En 1993, l’association des Amis de l’abbatiale, dont Michel Pinel était le vice-président, crée le festival Les Heures musicales de l’abbaye de Lessay.
« L’année suivante, le président, M. Jeanson, a proposé de faire construire un orgue. Il a d’abord fait appel à un facteur d’orgue, Jean-François Dupont, originaire d’If (Calvados) . » Le facteur travaille alors avec un architecte de Honfleur, Henri Hémon. C’est lui qui construit le buffet, la structure en bois dans laquelle sont placés les tuyaux.
Un orgue moderne dans une abbaye romane
Après la proposition de Jean-François Dupont, des discussions débutent
« entre la paroisse, la commune, l’association et les monuments historiques ».
« Il fallait essayer de mettre tout le monde d’accord, explique Michel Pinel.
Une des questions, c’était de trouver l’emplacement.
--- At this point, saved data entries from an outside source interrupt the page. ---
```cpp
template <int NR>
__device__ __forceinline__ void wg_chol_solve_n(const float* __restrict__ Ls, const int K, float* __restrict__ X, const int xs,
                                                const int nc, float* __restrict__ acc, float* __restrict__ t,
                                                float* __restrict__ part, unsigned long long* __restrict__ dbg = nullptr) {
    constexpr int MC = SPD_MAXK - 1;
    unsigned long long c0 = dbg ? clock64() : 0;
    const int tid = threadIdx.x, r = tid >> 4, cq = tid & 15, lane = tid & 63, w = tid >> 6;
    const int K64 = K * 64;
    const int tc = tid >> 6, te = tid & 63;
    auto blk4 = [&](const int i, const int j) -> V4<float> {
        return *(const V4<float>*)(Ls + (size_t)sym_idx(i, j, K) * LQP_BLK + tid * 4);
    };
    for (int e = tid; e < NR * K64; e += LQP_NT) acc[e] = 0.f;
    V4<float> bd = blk4(0, 0);
    __syncthreads();
    for (int j = 0; j < K; ++j) {
        V4<float> bc[MC];
#pragma unroll
        for (int u = 0; u < MC; ++u)
            if (j + 1 + u < K) bc[u] = blk4(j + 1 + u, j);
        if (tc < nc) t[tc * 64 + te] = X[(size_t)tc * xs + j * 64 + te] - acc[tc * K64 + j * 64 + te];
        __syncthreads();
#pragma unroll
        for (int c = 0; c < NR; ++c) {
            if (c < nc) {
                const float s1 = rowgroup_sum<LQP_NT>(dot4(bd, *(const V4<float>*)(t + c * 64 + cq * 4)));
                if (cq == 0) X[(size_t)c * xs + j * 64 + r] = s1;
            }
        }
        if (j + 1 < K) bd = blk4(j + 1, j + 1);
        __syncthreads();
        V4<float> yj[NR];
#pragma unroll
        for (int c = 0; c < NR; ++c) yj[c] = *(const V4<float>*)(X + (size_t)(c < nc ? c : 0) * xs + j * 64 + cq * 4);
        for (int u0 = 0; j + 1 + u0 < K; u0 += MC) {
            if (u0 > 0) {
#pragma unroll
                for (int u = 0; u < MC; ++u)
                    if (j + 1 + u0 + u < K) bc[u] = blk4(j + 1 + u0 + u, j);
            }
#pragma unroll
            for (int u = 0; u < MC; ++u) {
                const int i = j + 1 + u0 + u;
                if (i < K) {
#pragma unroll
                    for (int c = 0; c < NR; ++c) {
                        if (c < nc) {
                            const float s1 = rowgroup_sum<LQP_NT>(dot4(bc[u], yj[c]));
                            if (cq == 0) acc[c * K64 + i * 64 + r] += s1;
                        }
                    }
                }
            }
        }
        __syncthreads();
    }
    auto fold = [&](float (&a2)[4], const int c) {
        col_fold<4>(a2);
        part[((size_t)c * LQP_NW + w) * 64 + cq * 4 + col_fold_elem(lane)] = a2[0];
    };
    if (dbg && threadIdx.x == 0) { const unsigned long long c1 = clock64(); dbg[4] += c1 - c0; c0 = c1; }
    bd = blk4(K - 1, K - 1);
    for (int j = K - 1; j >= 0; --j) {
        V4<float> bc[MC];
#pragma unroll
        for (int u = 0; u < MC; ++u)
            if (j + 1 + u < K) bc[u] = blk4(j + 1 + u, j);
        float a2[NR][4];
#pragma unroll
        for (int c = 0; c < NR; ++c)
#pragma unroll
            for (int e = 0; e < 4; ++e) a2[c][e] = 0.f;
        for (int u0 = 0; j + 1 + u0 < K; u0 += MC) {
            if (u0 > 0) {
#pragma unroll
                for (int u = 0; u < MC; ++u)
                    if (j + 1 + u0 + u < K) bc[u] = blk4(j + 1 + u0 + u, j);
            }
#pragma unroll
            for (int u = 0; u < MC; ++u) {
                const int i = j + 1 + u0 + u;
                if (i < K) {
#pragma unroll
                    for (int c = 0; c < NR; ++c) {
                        const float xi = X[(size_t)(c < nc ? c : 0) * xs + i * 64 + r];
#pragma unroll
                        for (int e = 0; e < 4; ++e) a2[c][e] += bc[u].v[e] * xi;
                    }
                }
            }
        }
#pragma unroll
        for (int c = 0; c < NR; ++c) fold(a2[c], c);
        __syncthreads();
        if (tc < nc) {
            float sum = 0.f;
#pragma unroll
            for (int ww = 0; ww < LQP_NW; ++ww) sum += part[((size_t)tc * LQP_NW + ww) * 64 + te];
            t[tc * 64 + te] = X[(size_t)tc * xs + j * 64 + te] - sum;
        }
        __syncthreads();
#pragma unroll
        for (int c = 0; c < NR; ++c) {
            const float tr = t[c * 64 + r];
#pragma unroll
            for (int e = 0; e < 4; ++e) a2[c][e] = bd.v[e] * tr;
            fold(a2[c], c);
        }
        if (j > 0) bd = blk4(j - 1, j - 1);
        __syncthreads();
        if (tc < nc) {
            float sum = 0.f;
#pragma unroll
            for (int ww = 0; ww < LQP_NW; ++ww) sum += part[((size_t)tc * LQP_NW + ww) * 64 + te];
            X[(size_t)tc * xs + j * 64 + te] = sum;
        }
        __syncthreads();
    }
    if (dbg && threadIdx.x == 0) dbg[5] += clock64() - c0;
}

}
```

Measured before the change: 200,000 QPs/sec.

## Fuse forward triangular solve into look-ahead Cholesky factorization in backward kernel

In the backward Cholesky solve kernel, when m<=2 and the look-ahead factor path is used with F16, the forward substitution for the RHS and the constraint columns is folded into the factorization loop. After each diagonal block is factored, the triangular-solve updates run on LDS-resident copies, and the later solve skips its forward sweep. For m==1 the dense pivoted elimination of the small Schur system is replaced by a scalar division. It raises the LDS budget (capped at 160KB), which may reduce occupancy, and adds work to the chain waves inside the factor pipeline.

Measured after the change: 202,700 QPs/sec (median of 5 runs). +1.3%, better.

```diff
diff --git a/lqp_py_amd/csrc/lqp_boxqp.hpp b/lqp_py_amd/csrc/lqp_boxqp.hpp
--- a/lqp_py_amd/csrc/lqp_boxqp.hpp
+++ b/lqp_py_amd/csrc/lqp_boxqp.hpp
@@ -2527,7 +2527,13 @@
     const int a0 = spd_lds_bytes(Kmax > SPD_MAXK ? SPD_MAXK : Kmax);
     const int a = (Kmax < SPD_MAXK && chol_la_lds_bytes(Kmax) > a0) ? chol_la_lds_bytes(Kmax) : a0;
     const int c = ((1 + nr + m) * Npm + nr * 64 + nr * LQP_NW * 64 + m * m + 2 * m + 8) * 4;
-    return a > c ? a : c;
+    int r = a > c ? a : c;
+    if (nr == 2 && m <= 2) {
+        const int Kla = Kmax < SPD_MAXK ? Kmax : SPD_MAXK - 1;
+        const int f = chol_la_lds_bytes(Kla) + chol_fold_lds_bytes(Kla, 1 + m, m);
+        if (f <= 160 * 1024 && f > r) r = f;
+    }
+    return r;
 }
 template <int NRV = 0, bool F16 = false>
 __global__ __launch_bounds__(LQP_NT) void k_bwd_chol_solve(const BwdParams<float> P) {
@@ -2541,7 +2547,27 @@
     const float* AF = P.M + (size_t)b * Np * Np;
     float* rhs = P.rhs + (size_t)b * Np;
     unsigned long long dt0 = P.dbg ? clock64() : 0;
-    if (Kb > 0 && P.phase != 2) {
+    constexpr bool FOLD = LQP_BWD_FOLD && NRV == 0 && F16;
+    bool fold = false;
+    [[maybe_unused]] float* fX = nullptr;
+    [[maybe_unused]] float* fAF = nullptr;
+    if constexpr (FOLD) {
+        fold = P.phase == 0 && m <= 2 && Kb > 0 && Kb <= P.la_maxk &&
+               chol_la_lds_bytes(Kb) + chol_fold_lds_bytes(Kb, 1 + m, m) <= bwd_chol_lds_bytes(n, m, 2);
+        if (fold) {
+            fX = (float*)(smem + chol_la_lds_bytes(Kb));
+            float* const fAcc = fX + (size_t)(1 + m) * Nb;
+            float* const fT = fAcc + (size_t)(1 + m) * Nb;
+            fAF = fT + (1 + m) * 64;
+            for (int e = tid; e < Nb; e += LQP_NT) fX[e] = rhs[e];
+            for (int q = 0; q < m; ++q)
+                for (int e = tid; e < Nb; e += LQP_NT) { const float v = AF[(size_t)q * Npm + e]; fX[(size_t)(1 + q) * Nb + e] = v; fAF[(size_t)q * Nb + e] = v; }
+            for (int e = tid; e < (1 + m) * Nb; e += LQP_NT) fAcc[e] = 0.f;
+            wg_chol_factor_la<F16, true>(Ls, Kb, P.info + b, smem, P.dbg ? P.dbg + (size_t)b * 8 : nullptr, fX, Nb, 1 + m, fAcc, fT);
+        }
+    }
+    if (fold) {
+    } else if (Kb > 0 && P.phase != 2) {
         if (Kb <= P.la_maxk) wg_chol_factor_la<F16>(Ls, Kb, P.info + b, smem, P.dbg ? P.dbg + (size_t)b * 8 : nullptr);
         else if (Kb <= SPD_MAXK) wg_chol_factor(Ls, Kb, P.info + b, smem);
         else wg_chol_factor_big(Ls, Kb, P.info + b, smem);
@@ -2560,11 +2586,14 @@
     float* u0 = acc + (size_t)NR * Npm;
     float* G = u0 + Npm;
     float* t = G + (size_t)m * Npm;
+    const int xs = fold ? Nb : Npm;
+    if (fold) { u0 = fX; G = fX + Nb; }
     float* part = t + NR * 64;
     float* S = part + NR * LQP_NW * 64;
     float* wv = S + m * m;
     float* dn = wv + m;
-    if (P.phase == 2) {
+    if (fold) {
+    } else if (P.phase == 2) {
         const float* g = P.g + (size_t)b * n;
         const int* fidx = P.fidx + (size_t)b * n;
         const float* bs_ = P.bsc ? P.bsc + (size_t)b * Np : nullptr;
@@ -2572,20 +2601,22 @@
     } else {
         for (int e = tid; e < Nb; e += LQP_NT) u0[e] = rhs[e];
     }
-    for (int q = 0; q < m; ++q)
-        for (int e = tid; e < Nb; e += LQP_NT) G[(size_t)q * Npm + e] = AF[(size_t)q * Npm + e];
+    if (!fold)
+        for (int q = 0; q < m; ++q)
+            for (int e = tid; e < Nb; e += LQP_NT) G[(size_t)q * Npm + e] = AF[(size_t)q * Npm + e];
     __syncthreads();
     if (Kb > 0)
         for (int c0 = 0; c0 < 1 + m; c0 += NR)
-            wg_chol_solve_n<NR>(Ls, Kb, u0 + (size_t)c0 * Npm, Npm, (1 + m - c0) < NR ? (1 + m - c0) : NR, acc, t, part,
-                                (P.dbg && P.la_maxk == 0) ? P.dbg + (size_t)b * 8 : nullptr);
+            wg_chol_solve_n<NR, FOLD>(Ls, Kb, u0 + (size_t)c0 * xs, xs, (1 + m - c0) < NR ? (1 + m - c0) : NR, acc, t, part,
+                                (P.dbg && P.la_maxk == 0) ? P.dbg + (size_t)b * 8 : nullptr, fold);
     if (P.dbg && tid == 0) { const unsigned long long t = clock64(); P.dbg[(size_t)b * 8 + 1] = t - dt0; dt0 = t; }
     if (m > 0) {
         for (int e = w; e < m * m + m; e += LQP_NW) {
             const int q = e < m * m ? e / m : e - m * m;
-            const float* rv = e < m * m ? G + (size_t)(e - q * m) * Npm : u0;
+            const float* rv = e < m * m ? G + (size_t)(e - q * m) * xs : u0;
+            const float* av = fold ? fAF + (size_t)q * Nb : AF + (size_t)q * Npm;
             float a = 0.f;
-            for (int i = lane; i < nf; i += 64) a += AF[(size_t)q * Npm + i] * rv[i];
+            for (int i = lane; i < nf; i += 64) a += av[i] * rv[i];
             a = wave_sum(a);
             if (lane == 0) {
                 if (e < m * m) S[e] = a - ((e / m == e % m) ? 1e-8f : 0.f);
@@ -2593,7 +2624,14 @@
             }
         }
         __syncthreads();
-        {
+        if (fold && m == 1) {
+            if (tid == 0) {
+                const float s0 = S[0];
+                const bool skip = !(tabs(s0) > 0.f);
+                if (skip && P.info[b] == 0) P.info[b] = nf + 1;
+                dn[0] = skip ? wv[0] : wv[0] * (1.f / s0);
+            }
+        } else {
             const int rr = tid / (m + 1), jj = tid - rr * (m + 1);
             const bool mine = tid < m * (m + 1);
             int* pivrow = (int*)dn;
@@ -2630,7 +2668,7 @@
     }
     for (int a = tid; a < nf; a += LQP_NT) {
         float d = u0[a];
-        for (int q = 0; q < m; ++q) d -= G[(size_t)q * Npm + a] * dn[q];
+        for (int q = 0; q < m; ++q) d -= G[(size_t)q * xs + a] * dn[q];
         rhs[a] = P.bsc ? d * P.bsc[(size_t)b * Np + a] : d;
     }
     for (int q = tid; q < m; q += LQP_NT) rhs[nf + q] = dn[q];
diff --git a/lqp_py_amd/csrc/lqp_spd.hpp b/lqp_py_amd/csrc/lqp_spd.hpp
--- a/lqp_py_amd/csrc/lqp_spd.hpp
+++ b/lqp_py_amd/csrc/lqp_spd.hpp
@@ -2676,9 +2676,17 @@
 constexpr int CHOL_LA_CHAIN = 4;
 __host__ __device__ inline int chol_la_lds_bytes(int K) { return spd_lds_bytes(K) + 64 + 64 * 64 * 4; }
 
-template <bool F16 = false>
+#ifndef LQP_BWD_FOLD
+#define LQP_BWD_FOLD 1
+#endif
+__host__ __device__ inline int chol_fold_lds_bytes(int K, int nc, int m) { return ((2 * nc + m) * K * 64 + nc * 64) * 4; }
+
+template <bool F16 = false, bool FOLD = false>
 __device__ __forceinline__ void wg_chol_factor_la(float* __restrict__ Hs, const int K, int* __restrict__ info, char* smem,
-                                                  unsigned long long* __restrict__ dbg = nullptr) {
+                                                  unsigned long long* __restrict__ dbg = nullptr,
+                                                  [[maybe_unused]] float* __restrict__ fx = nullptr, [[maybe_unused]] const int fxs = 0,
+                                                  [[maybe_unused]] const int fnc = 0, [[maybe_unused]] float* __restrict__ facc = nullptr,
+                                                  [[maybe_unused]] float* __restrict__ ft = nullptr) {
     constexpr int NCH = CHOL_LA_CHAIN, NTW = LQP_NW - NCH, NTT = NTW * 64;
     const int tid = threadIdx.x, lane = tid & 63, w = tid >> 6;
     const int li = lane & 31, lh = lane >> 5;
@@ -2711,6 +2719,62 @@
             for (int v = tid; v < 1024; v += NCH * 64)
                 *(V4<float>*)(Hs + (size_t)sym_idx(k, k, K) * LQP_BLK + v * 4) = *(const V4<float>*)(W + (v >> 4) * SPD_LS + (v & 15) * 4);
             if (dbg && tid == 0) dbg[5] += clock64() - c0;
+            if constexpr (FOLD) {
+                if (fx) {
+                    const unsigned long long f0 = dbg ? clock64() : 0;
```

Il est très vite apparu qu’on allait le placer dans le croisillon nord du transept, c’est là qu’il était autrefois. C’était aussi le mieux du point de vue acoustique. »
Autre source de débat : la visibilité ou non de l’orgue depuis la nef.
« C’est un peu un intrus dans l’abbatiale. Elle a une valeur de monument roman : à la Reconstruction, l’architecte Yves-Marie Froidevaux avait essayé de lui faire retrouver sa simplicité et sa pureté d’origine. C’était difficile de caser un orgue moderne, rouge, dans un édifice comme ça… Ça pouvait choquer un peu. Mais c’était aussi la volonté du facteur : il voulait que ça suscite des réactions. »
L’année dernière, l’orgue a été restauré.
« Tous les vingt à trente ans, on doit faire un relevage, explique Hubert Bulot, titulaire de l’orgue de Lessay depuis une quinzaine d’années.
Ça consiste à nettoyer tous les éléments de l’orgue. C’est un travail assidu, car il y a 1 500 tuyaux, il faut tout dépoussiérer, puis réaccorder. » Avec ses 23 jeux, ses trois claviers et son pédalier, l’instrument est d’esthétique allemande :
« Il est plutôt fait pour jouer du Bach, des chorals. Il a un son scintillant, brillant, pour que toutes les voix des fugues soient audibles. »
Le 30 juillet, un concert a été donné pour les 30 ans de l’orgue par Olivier Latry, le titulaire de l’orgue de Notre-Dame de Paris.